Fortunately, there is now a simple way for Firefox users in Linux and Mac to read these websites using a Mozilla extension named Padma by Nagarjuna Venna and his team. To get Padma working, (a) you need to have Unicode Bengali font (Linux users may already have one. Mac users can get one from Ekushey), (b) you need to have Firefox (version 3 is recommended for Linux but must have for Mac), and (c) and you need to install Padma.

Padma can transform given non-standard encoding to standard Unicode on the fly. Of course, for Padma to work, it must know the font-encoding of the particular website.

As it turns out, I wrote support for ABP in Padma more than a year ago. My job was made simple by an earlier CGI program by Tanmoy Bhattacharya who had already decoded font-mapping for ABP. Couple of months ago, I also added support for Bartaman Patrika in Padma. So, courtesy Tanmoy’s font-map decoding, latest version of Padma (0.4.13) supports both ABP and BP.

There is a known issue of incorrect rendering of Bengali Matras in certain situations. See for example Runa-Sankarshan’s photostream here. Many of these were due to a simple bug and has been fixed in the latest version (0.4.13). However, fixing of the remaining requires significant changes in Padma. ABP and BP both use three different fonts simultaneously. Most ligatures often come from 2nd and 3rd font whereas Matras come from the 1st font. Padma transforms each font separately and doesn’t merge these different fonts elements into a single element. This leads to the incorrect rendering which is hard to solve without changing the core of Padma.

The Bigger Issue however is the need for Padma itself. I tend to agree with the concerns expressed by Sankarshan in a discussion thread here. The real question is then how long are these websites going to keep themselves confined using their own non-standard encoding?

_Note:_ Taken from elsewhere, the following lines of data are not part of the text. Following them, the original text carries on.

## Reorder blend record layout and software-pipeline LDS loads inside the blend step

Reorders the fields of the per-gaussian shared-memory record so the values the coverage test needs first sit together. The blend loop is unrolled to four records per iteration, and the next record's LDS load is issued in the middle of the current step, after the coverage predicate and before the ballot. A padded sentinel list entry is added so the look-ahead read past the end of a list stays safe. The aim is to hide LDS latency in the blend inner loop, at the cost of more registers and more code.

```diff
diff --git a/wgpu-3dgs-core_amd/csrc/gs_render_kernels.h b/wgpu-3dgs-core_amd/csrc/gs_render_kernels.h
--- a/wgpu-3dgs-core_amd/csrc/gs_render_kernels.h
+++ b/wgpu-3dgs-core_amd/csrc/gs_render_kernels.h
@@ -3290,7 +3290,8 @@
     constexpr uint32_t NULL_REC = BLEND_BATCH;
     constexpr uint32_t RS = 48;
     __shared__ __attribute__((aligned(16))) float s_rec[(BLEND_BATCH + 1) * (RS / 4)];
-    __shared__ __attribute__((aligned(16))) uint16_t s_list_mem[NL * BLEND_BATCH + (G == 8 ? 2 : 0)];
+    constexpr int LIST_PAD = 2;
+    __shared__ __attribute__((aligned(16))) uint16_t s_list_mem[NL * BLEND_BATCH + LIST_PAD + (G == 8 ? 2 : 0)];
     uint16_t(*const s_list)[BLEND_BATCH] = (uint16_t(*)[BLEND_BATCH])s_list_mem;
     typedef typename std::conditional<G == 8, uint16_t, uint32_t>::type cnt_t;
     __shared__ __attribute__((aligned(16))) cnt_t s_cnt[2][NL];
@@ -3361,9 +3362,11 @@
         (uint32_t)__popcll(__ballot(live0)) + (uint32_t)__popcll(__ballot(live1)));
     if (tid == 0) {
         *(float4 *)(s_rec + NULL_REC * (RS / 4)) = make_float4(0.0f, 0.0f, 0.0f, 0.0f);
-        *(float4 *)(s_rec + NULL_REC * (RS / 4) + 4) = make_float4(0.0f, MODE == 2 ? 1.0f : 0.0f, 0.0f, 0.0f);
+        *(float4 *)(s_rec + NULL_REC * (RS / 4) + 4) = make_float4(0.0f, 0.0f, 0.0f, MODE == 2 ? 1.0f : 0.0f);
         if constexpr (AUX || CONTRIB) *(float4 *)(s_rec + NULL_REC * (RS / 4) + 8) = make_float4(0.0f, 0.0f, 0.0f, 0.0f);
         else *(float2 *)(s_rec + NULL_REC * (RS / 4) + 8) = make_float2(0.0f, 0.0f);
+        static_assert(LIST_PAD == 2, "the pad is one 32-bit store");
+        *(uint32_t *)(s_list_mem + NL * BLEND_BATCH) = (NULL_REC * RS) * 0x00010001u;
     }
 
     for (uint32_t b0 = start; b0 < end; b0 += BLEND_BATCH) {
@@ -3414,9 +3417,10 @@
                     pmin = fc.ellipse_pmin;
                     limit = f2u(fabsf(pmin)) + 1u;
                 }
+                *(float4 *)(s_rec + tid * (RS / 4)) = make_float4(my, mx, cc, ca);
+                *(float4 *)(s_rec + tid * (RS / 4) + 4) = make_float4(u2f(r1.y), cb, u2f(r1.z), MODE == 2 ? pmin : u2f(limit));
+                __builtin_amdgcn_sched_barrier(0);
                 thr = (MODE == 0 ? pmin : pmin - 1.0e-3f * fabsf(pmin)) - cull_rounding_slack(mx, my, ca, cb, cc, tx0, ty0);
-                *(float4 *)(s_rec + tid * (RS / 4)) = make_float4(mx, my, ca, cb);
-                *(float4 *)(s_rec + tid * (RS / 4) + 4) = make_float4(cc, MODE == 2 ? pmin : u2f(limit), u2f(r1.y), u2f(r1.z));
                 if constexpr (AUX)
                     *(float4 *)(s_rec + tid * (RS / 4) + 8) =
                         make_float4(u2f(r1.w), u2f(r2x), u2f(aux.depth_keys[slot] + aux.key_bias), u2f(slot));
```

This led me to wonder: don’t their technical staffs realize what they are missing by not upgrading to Unicode? Firstly, by upgrading to Unicode they could readily expand their current user base. Secondly, the use of Unicode will make their contents search-able in search engine like Google. This could lead to additional search-engine generated revenue for them. The number of Bengali internet users is going to increase in coming future, and a significant portion of new internet users will be coming from the interior part. Undoubtedly, many of these users will be more comfortable in searching using Bengali keywords. Thirdly, by continuing the use of non-standard encoding, they are piling up their archive with non-standard contents which would require a big effort by them to bring into standard form. So, in my humble opinion, it would be prudent decision for them to upgrade their website to use Unicode sooner than later.

Nevertheless, there is now a positive sign that Star Ananda, a sister group of Anandabazar Patrika, has started using Unicode (though their defined “charset” doesn’t say so) for their Bengali website. I hope, this marks the beginning of change.

Update (May 9, 2009): Please see this post for an update on the above mentioned incorrect rendering issue.